AFRICAN-AMERICAN ATHLETES

During the boycott debate, African-American and Jewish athletes faced pressure from within their respective communities to take a moral stand against Nazism. Some resented being asked to protest the discrimination against Jewish athletes in Germany while America had its own pervasive and segregationist Jim Crow laws. Eighteen African-American athletes participated in the Games and dominated the track and field events. Their victories abroad, however, did little to diminish racial discrimination and segregation at home.

AMERICAN NEWSREELS

During the 1930s, 80 million Americans—nearly two-thirds of the country’s population—went to the movies each week. Newsreels shown before the feature film, along with radio broadcasts, newspapers, and magazines, shaped how Americans understood the world in the era before television.
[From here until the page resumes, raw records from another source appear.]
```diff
     def to(self, device) -> "Graph":
         plan = self.plan.to(device)
         route = None if self.route is None else self.route.to(device)
         if route is not None:
             route.rowptr, route.col = plan.rowptr, plan.col
-        return Graph(plan, None if self.rev is None else self.rev.to(device), route, self.route_mirror)
+        return Graph(plan, None if self.rev is None else self.rev.to(device), route, self.route_mirror,
+                     None if self.route_hub is None else self.route_hub.to(device))
 
     def c_struct(self):
         if self._struct is None:
             rp = self.route.c_value() if self.route is not None else _lib.DlCsrPlan()
             self._struct = _lib.DlGraph(self.plan.c_value(), rp, self.rev.data_ptr() if self.rev is not None else None,
                                         1 if self.route_mirror else 0)
+            h = self.route_hub
+            if h is not None and h.n_items > 0:
+                row = torch.repeat_interleave(torch.arange(self.n_rows, device=self.device), (self.rowptr[1:] - self.rowptr[:-1]).long())
+                n_upper = int((self.col.long() >= row).sum())
+                if not self.route_mirror or h.rest is not None or h.step_q2 is None or h.n_entries != n_upper:
+                    raise ValueError(f"routing hub plan: needs a mirrored graph, no residual plan and each of the {n_upper} "
+                                     f"entries with col >= row as a slot (it holds {h.n_entries})")
+                self._struct.route_hub = C.pointer(h.c_value())
         return C.byref(self._struct)
 
     def c_plan(self):
@@ -483,7 +497,9 @@
         return int((self.step_v >= 0).sum())
 
     @staticmethod
-    def build(row, col, pair, pair2, n_nodes: int, n_rows: int, n_slices: int, bounds, rest_csr) -> "HubPlan":
+    def build(row, col, pair, pair2, n_nodes: int, n_rows: int, n_slices: int, bounds, rest_csr,
+              item_rows: int | None = None) -> "HubPlan":
+        item_rows = HUB_ITEM_ROWS if item_rows is None else int(item_rows)
         dev = row.device
         ar = lambda n: torch.arange(n, device=dev)
         excl = lambda x: torch.cumsum(x, 0) - x
@@ -519,7 +535,7 @@
         bs_first = torch.nonzero(bs_new).reshape(-1)
         bs_of = torch.cumsum(bs_new, 0) - 1
         cum = excl(gath)
-        part = torch.div(cum - cum[bs_first][bs_of], HUB_ITEM_ROWS, rounding_mode="floor")
+        part = torch.div(cum - cum[bs_first][bs_of], item_rows, rounding_mode="floor")
         inew = bs_new.clone()
         inew[1:] |= part[1:] != part[:-1]
         ifirst = torch.nonzero(inew).reshape(-1)
@@ -580,6 +596,13 @@
                        _i32(item_block), _i32(item_slice), _i32(item_step_s), _i32(step_v), _i32(step_u), _i32(step_q),
                        None if step_q2 is None else _i32(step_q2), E, rest, rest_pair, rest_pair2)
 
+    def to(self, device) -> "HubPlan":
+        mv = lambda t: None if t is None else t.to(device)
+        return HubPlan(self.n_rows, self.n_blocks, mv(self.block_row), self.n_items, self.n_slices, self.slice_max_item,
+                       mv(self.slice_item0), mv(self.item_block), mv(self.item_slice), mv(self.item_step), mv(self.step_v),
+                       mv(self.step_u), mv(self.step_q), mv(self.step_q2), self.n_entries, mv(self.rest),
+                       mv(self.rest_pair), mv(self.rest_pair2))
+
     def check(self) -> None:
         if self.n_items == 0:
             return
@@ -612,6 +635,28 @@
                 ptr(self.step_q), ptr(self.step_q2), self.n_entries,
                 self.rest.c_value() if self.rest is not None else _lib.DlCsrPlan(), ptr(self.rest_pair), ptr(self.rest_pair2))
         return self._struct
+
+
+ROUTE_HUB_ITEM_ROWS = 128
+ROUTE_HUB_SLICES = 4
+
+
+def route_hub_plan(row: torch.Tensor, col: torch.Tensor, rev: torch.Tensor, n_nodes: int, force: bool = False) -> HubPlan | None:
+    e = torch.nonzero(col >= row).reshape(-1)
+    if e.numel() == 0:
+        return None
+    r, c = row[e], col[e]
+    deg = torch.bincount(row, minlength=n_nodes)
+    swap = deg[c] > deg[r]
+    owner, partner = torch.where(swap, c, r), torch.where(swap, r, c)
+    e2 = rev[e]
+    e2 = torch.where(e2 == e, torch.full_like(e2, -1), e2)
+    T = int((torch.bincount(owner, minlength=n_nodes) > 0).sum()) if force else auto_hub_rows(owner, partner, n_nodes)
+    if T == 0:
+        return None
+    S = ROUTE_HUB_SLICES
+    bnd = slice_bounds(partner, S) if S > 1 else None
+    return HubPlan.build(owner, partner, e, e2, n_nodes, T, S, bnd, None, item_rows=ROUTE_HUB_ITEM_ROWS)
 
 
 @dataclass
diff --git a/include/disenlink_hip.h b/include/disenlink_hip.h
--- a/include/disenlink_hip.h
+++ b/include/disenlink_hip.h
@@ -47,6 +47,7 @@
     dl_csr_plan route;
     const int32_t* rev;
     int32_t route_mirror;
+    const struct dl_pair_hub* route_hub;
 } dl_graph;
 
 typedef struct dl_pair_incidence {
```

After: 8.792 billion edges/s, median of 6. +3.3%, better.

The newsreel clips in this six-minute compilation, depicting both national and international events, were shown in American theaters between 1934 and 1938.

NAZIS IN AMERICA

In 1937, the residents of Southbury, Connecticut, successfully opposed the Bund’s efforts to establish a summer camp in their town.

Harry Ransom Center, University of Texas at Austin.

In May 1938, The Anti-Nazi Bulletin, a publication by the Non-Sectarian Anti-Nazi League, printed this map depicting the locations of German American Bund training camps in the United States.

US Holocaust Memorial Museum

The German American Bund, a pro-Nazi organization for Americans of German descent, demonized Jews and Communists and dreamed of a fascist America. Fritz Kuhn, the Bund’s leader, tried to portray himself as the “American führer,” though he never received the support from the Nazi Party in Germany that he desired.

RALLIES

The Bund’s membership probably never exceeded 25,000, yet its pro-Nazi propaganda and mass demonstrations sometimes reached large crowds. At one Bund rally at New York’s Madison Square Garden in 1939, more than 20,000 attendees booed any mention of President Franklin D. Roosevelt and cheered “Heil Hitler!” Thousands of anti-Nazi protesters filled the streets outside the arena.

SUMMER CAMPS

The Bund established more than a dozen summer camps around the United States to indoctrinate German American children. Campers wore uniforms of the Hitler Youth and carried Nazi banners.

IN 1938 . . .

This silent film provides a glimpse of what the United States was like in 1938.

Unemployment spiked to 19 percent during a new economic recession.

Most Americans wanted to keep refugees out of the United States.

More than 100 African Americans had been lynched since 1930.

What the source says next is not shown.